> _What the task asks_:
Lines from the one containing "const ulonglong2 a1" through the last one in the data below: write them out word for word, and only them.

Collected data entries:
+++

template <int NT>
static void ntt_launch_pass(const NttPassArgs& a, bool fused, long long nblocks, size_t lds_bytes, hipStream_t s) {
    LSA_REQUIRE((1 << a.tau) <= 2 * LSA_NTT_STAGE_PAIRS * NT, "ntt: tile larger than the staging registers");
    const bool pro = fused && a.fz_pro && a.s_lo == 0, epi = fused && a.fz_epi && a.final_reduce;
    if (epi && a.fz_epi == 3) {
        ntt_launch_variant<4, NT>(a, nblocks, lds_bytes, s);
        return;
    }
    if (epi && a.fz_epi == 4) {
        ntt_launch_variant<8, NT>(a, nblocks, lds_bytes, s);
        return;
    }
    switch ((pro ? 1 : 0) | (epi ? 2 : 0)) {
        case 0: ntt_launch_variant<0, NT>(a, nblocks, lds_bytes, s); break;
        case 1: ntt_launch_variant<1, NT>(a, nblocks, lds_bytes, s); break;
        case 2: ntt_launch_variant<2, NT>(a, nblocks, lds_bytes, s); break;
        default: ntt_launch_variant<3, NT>(a, nblocks, lds_bytes, s); break;
    }
}
// ... 4 lines not shown
}

void launch_ntt(Context& c, const u64* src, u64* dst, int batch, long long src_stride, long long dst_stride, int rows,
                const RowMap& rm, bool inverse, hipStream_t s, const NttFusion* fz, int passes) {
    if (batch <= 0 || rows <= 0) return;
    LSA_REQUIRE(rm.period >= 1 && rm.period <= LSA_MAX_PERIOD, "ntt: bad row-map period");
    NttPassArgs a{};
    a.batch = batch;
    a.rows = rows;
    a.mods = c.d_mods;
    a.scale = c.d_scale;
    a.diag = c.ntt_diag;
    a.scaled = c.d_scale_d;
    a.allow_fp64 = c.fp64_ntt;
    if (fz) {
        LSA_REQUIRE(!inverse, "fused tails exist for forward transforms only");
        a.fz_epi = fz->epi;
        a.fz_pro = fz->pro;
        a.fz_limbs = fz->limbs;
        a.fz_base_polys = fz->base_polys;
        a.fz_ql_mod = fz->ql_mod;
        a.fz_a = fz->a;
        a.fz_a_stride = fz->a_stride;
        a.fz_a_rpp = fz->a_rpp;
        a.fz_base = fz->base;
        a.fz_base_stride = fz->base_stride;
        a.fz_base_rpp = fz->base_rpp;
        a.fz_k = fz->k;
        a.fz_out = fz->out;
        a.fz_out_stride = fz->out_stride;
        a.fz_out_rpp = fz->out_rpp;
        a.fz_last = fz->last;
        a.fz_last_stride = fz->last_stride;
        a.fz_last_rpp = fz->last_rpp;
        a.fz_k2 = fz->k2;
        a.fz_scatter = fz->scatter;
        LSA_REQUIRE(fz->epi != 2 || fz->k2, "merged tail needs its second factor");
        LSA_REQUIRE(!fz->scatter || fz->epi, "a scattered store needs an epilogue");
        LSA_REQUIRE(fz->epi != 3 || (!fz->pro && !fz->scatter && fz->a && fz->out), "pt_mul epilogue: plaintext and output, nothing else");
        LSA_REQUIRE(fz->epi != 4 || (!fz->pro && !fz->k2 && fz->scatter && fz->a && fz->k && fz->out && fz->pt),
                    "rotate-and-MAC epilogue: ModDown operands, index map, plaintext and output");
        LSA_REQUIRE(fz->epi != 4 || (fz->base_polys <= 1 && fz->limbs == rm.period), "rotate-and-MAC epilogue: base on poly 0, one row per limb");
        a.fz_pt = fz->pt;
        a.fz_pt_stride = fz->pt_stride;
        a.fz_accum = fz->accumulate ? 1 : 0;
    }
    a.period = rm.period;
    a.row0 = rm.row0;
    a.row_step = rm.row_step;
    for (int i = 0; i < rm.period; i++) {
        LSA_REQUIRE(rm.mod_of[i] == LSA_ROW_SKIP || rm.mod_of[i] < c.nmod, "ntt: modulus index out of range");
        a.mod_of[i] = rm.mod_of[i];
    }
    int active_rows = 0;
    for (int r = 0; r < rows; r++) active_rows += rm.mod_of[(rm.row0 + r * rm.row_step) % rm.period] != LSA_ROW_SKIP;
    if (active_rows == 0) return;
    int launch_rows = rows;
    a.compact = 0;
    if (active_rows <= LSA_MAX_PERIOD && rm.row0 + (rows - 1) * rm.row_step < 65536) {
        a.compact = 1;
// ... 4 lines not shown
        }
        launch_rows = active_rows;
    }
    a.rows = launch_rows;
    bool wide = c.plan_wide.npass < c.plan.npass && c.wide_mode != 0;
    if (wide && c.wide_mode == 2) {
        bool all_fp = c.fp64_ntt != 0;
        for (int r = 0; r < rows && all_fp; r++) {
            const unsigned char m = rm.mod_of[(rm.row0 + r * rm.row_step) % rm.period];
            if (m != LSA_ROW_SKIP && (c.T.mods[m].q >> LSA_FP64_MAX_BITS) != 0) all_fp = false;
        }
        const long long limbs = (long long)active_rows * batch;
        wide = !fz && (c.logn == 13 ? limbs >= 1024 : (all_fp && limbs >= 512));
    }
    if (passes != 3) wide = false;
    const NttPlan& plan = wide ? c.plan_wide : c.plan;
    a.tw = wide ? (inverse ? c.d_psiinv_w : c.d_psi_w) : (inverse ? c.d_psiinv : c.d_psi);
    a.twd = wide ? (inverse ? c.d_psiinv_d_w : c.d_psi_d_w) : (inverse ? c.d_psiinv_d : c.d_psi_d);
    {
        bool any_fp = false, any_int = false;
        for (int r = 0; r < rows; r++) {
            const unsigned char m = rm.mod_of[(rm.row0 + r * rm.row_step) % rm.period];
            if (m == LSA_ROW_SKIP) continue;
            const bool fp = c.fp_engine(m);
            any_fp |= fp;
            any_int |= !fp;
        }
        a.row_inner = any_fp && any_int;
    }
    int chunk = batch;
// ... 3 lines not shown
    }
    for (int b0 = 0; b0 < batch; b0 += chunk) {
        const int nb = std::min(chunk, batch - b0);
        a.batch = nb;
        if (fz && fz->epi == 3) {
            a.fz_a = fz->a + (long long)b0 * fz->a_stride;
            a.fz_base = fz->base ? fz->base + (long long)b0 * fz->base_stride : nullptr;
            a.fz_out = fz->out + (long long)b0 * fz->out_stride;
        }
        if (fz && fz->epi == 4) {
            a.fz_a = fz->a + (long long)b0 * fz->a_stride;
            a.fz_base = fz->base ? fz->base + (long long)b0 * fz->base_stride : nullptr;
            a.fz_pt = fz->pt + (long long)b0 * fz->pt_stride;
            a.fz_out = fz->out + (long long)b0 * fz->out_stride;
        }
        for (int step = 0; step < plan.npass; step++) {
            if (plan.npass == 2 && !((passes >> step) & 1)) continue;
            const int k = inverse ? plan.npass - 1 - step : step;
            ntt_fill_pass(a, plan, c.logn, k, inverse ? 1 : 0);
            a.fp_raw_out = plan.npass == 2 && step == 0 && c.fp_raw;
            a.fp_raw_in = plan.npass == 2 && step == 1 && c.fp_raw;
            a.src = (step == 0 ? src + (long long)b0 * src_stride : dst + (long long)b0 * dst_stride);
            a.src_stride = step == 0 ? src_stride : dst_stride;
            a.dst = dst + (long long)b0 * dst_stride;
            a.dst_stride = dst_stride;
            a.total_tiles = (long long)nb * launch_rows * (1 << (a.logn - a.tau));
            const long long nblocks = a.total_tiles;
            LSA_REQUIRE(nblocks < (1LL << 31), "ntt: grid too large");
            const size_t lds_bytes = (size_t)lds_words(a.tau) * sizeof(u64);
            ProfScope ps(c, PROF_NTT, 16.0 * c.n * active_rows * nb / plan.npass, s);
            if (ntt_launch_r16(a, plan.npass, fz != nullptr, nblocks, s)) continue;
            if (a.tau <= 12) ntt_launch_pass<LSA_NTT_THREADS>(a, fz != nullptr, nblocks, lds_bytes, s);
            else if (a.tau == 13) ntt_launch_pass<512>(a, fz != nullptr, nblocks, lds_bytes, s);
            else ntt_launch_pass<1024>(a, fz != nullptr, nblocks, lds_bytes, s);
        }
    }
}

struct EwArgs {
    const u64* a;
    const u64* b;
    const u64* acc;
    u64* out;
    long long sa, sb, so, sacc;
    const ModDev* mods;
// ... 400 lines not shown
    g.pb = (long long)(b_rpp ? b_rpp : limbs) << c.logn;
    g.a = a;
    g.b = b;
    g.d = d;
    g.sa = sa;
    g.sb = sb;
    g.sd = sd;
    g.mods = c.d_mods;
    g.limbs = limbs;
    g.logn = c.logn;
    LSA_REQUIRE(rm.period == limbs && limbs <= LSA_MAX_PERIOD, "tensor: row map must cover the limbs");
    int period;
    fill_rowmap(g.mod_of, period, rm, c.nmod);
    ProfScope ps(c, PROF_TENSOR, 7.0 * 8 * c.n * limbs * batch, s);
    hipLaunchKernelGGL(k_tensor, ew_grid(c, limbs, batch), dim3(TPB), 0, s, g);
    LSA_HIP(hipGetLastError());
}

__global__ __launch_bounds__(TPB) void k_tensor_d2(TensorArgs g) {
    const int chunks = (1 << g.logn) / (2 * TPB);
    const int limb = blockIdx.x / chunks;
    const int x = ((blockIdx.x % chunks) * TPB + threadIdx.x) * 2;
    const ModDev m = g.mods[limb];
    const long long b = blockIdx.y;
    const long long off = ((long long)limb << g.logn) + x;
    const ulonglong2 a1 = ld2(g.a + b * g.sa + g.pa + off), b1 = ld2(g.b + b * g.sb + g.pb + off);
    st2(g.d + b * g.sd + off, mont_mul(a1.x, mont_mul_lazy(b1.x, m.r2, m.q, m.qinv), m.q, m.qinv),
        mont_mul(a1.y, mont_mul_lazy(b1.y, m.r2, m.q, m.qinv), m.q, m.qinv));
}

+++

> _Response to this task_:
    const ulonglong2 a1 = ld2(g.a + b * g.sa + g.pa + off), b1 = ld2(g.b + b * g.sb + g.pb + off);
    st2(g.d + b * g.sd + off, mont_mul(a1.x, mont_mul_lazy(b1.x, m.r2, m.q, m.qinv), m.q, m.qinv),
        mont_mul(a1.y, mont_mul_lazy(b1.y, m.r2, m.q, m.qinv), m.q, m.qinv));
}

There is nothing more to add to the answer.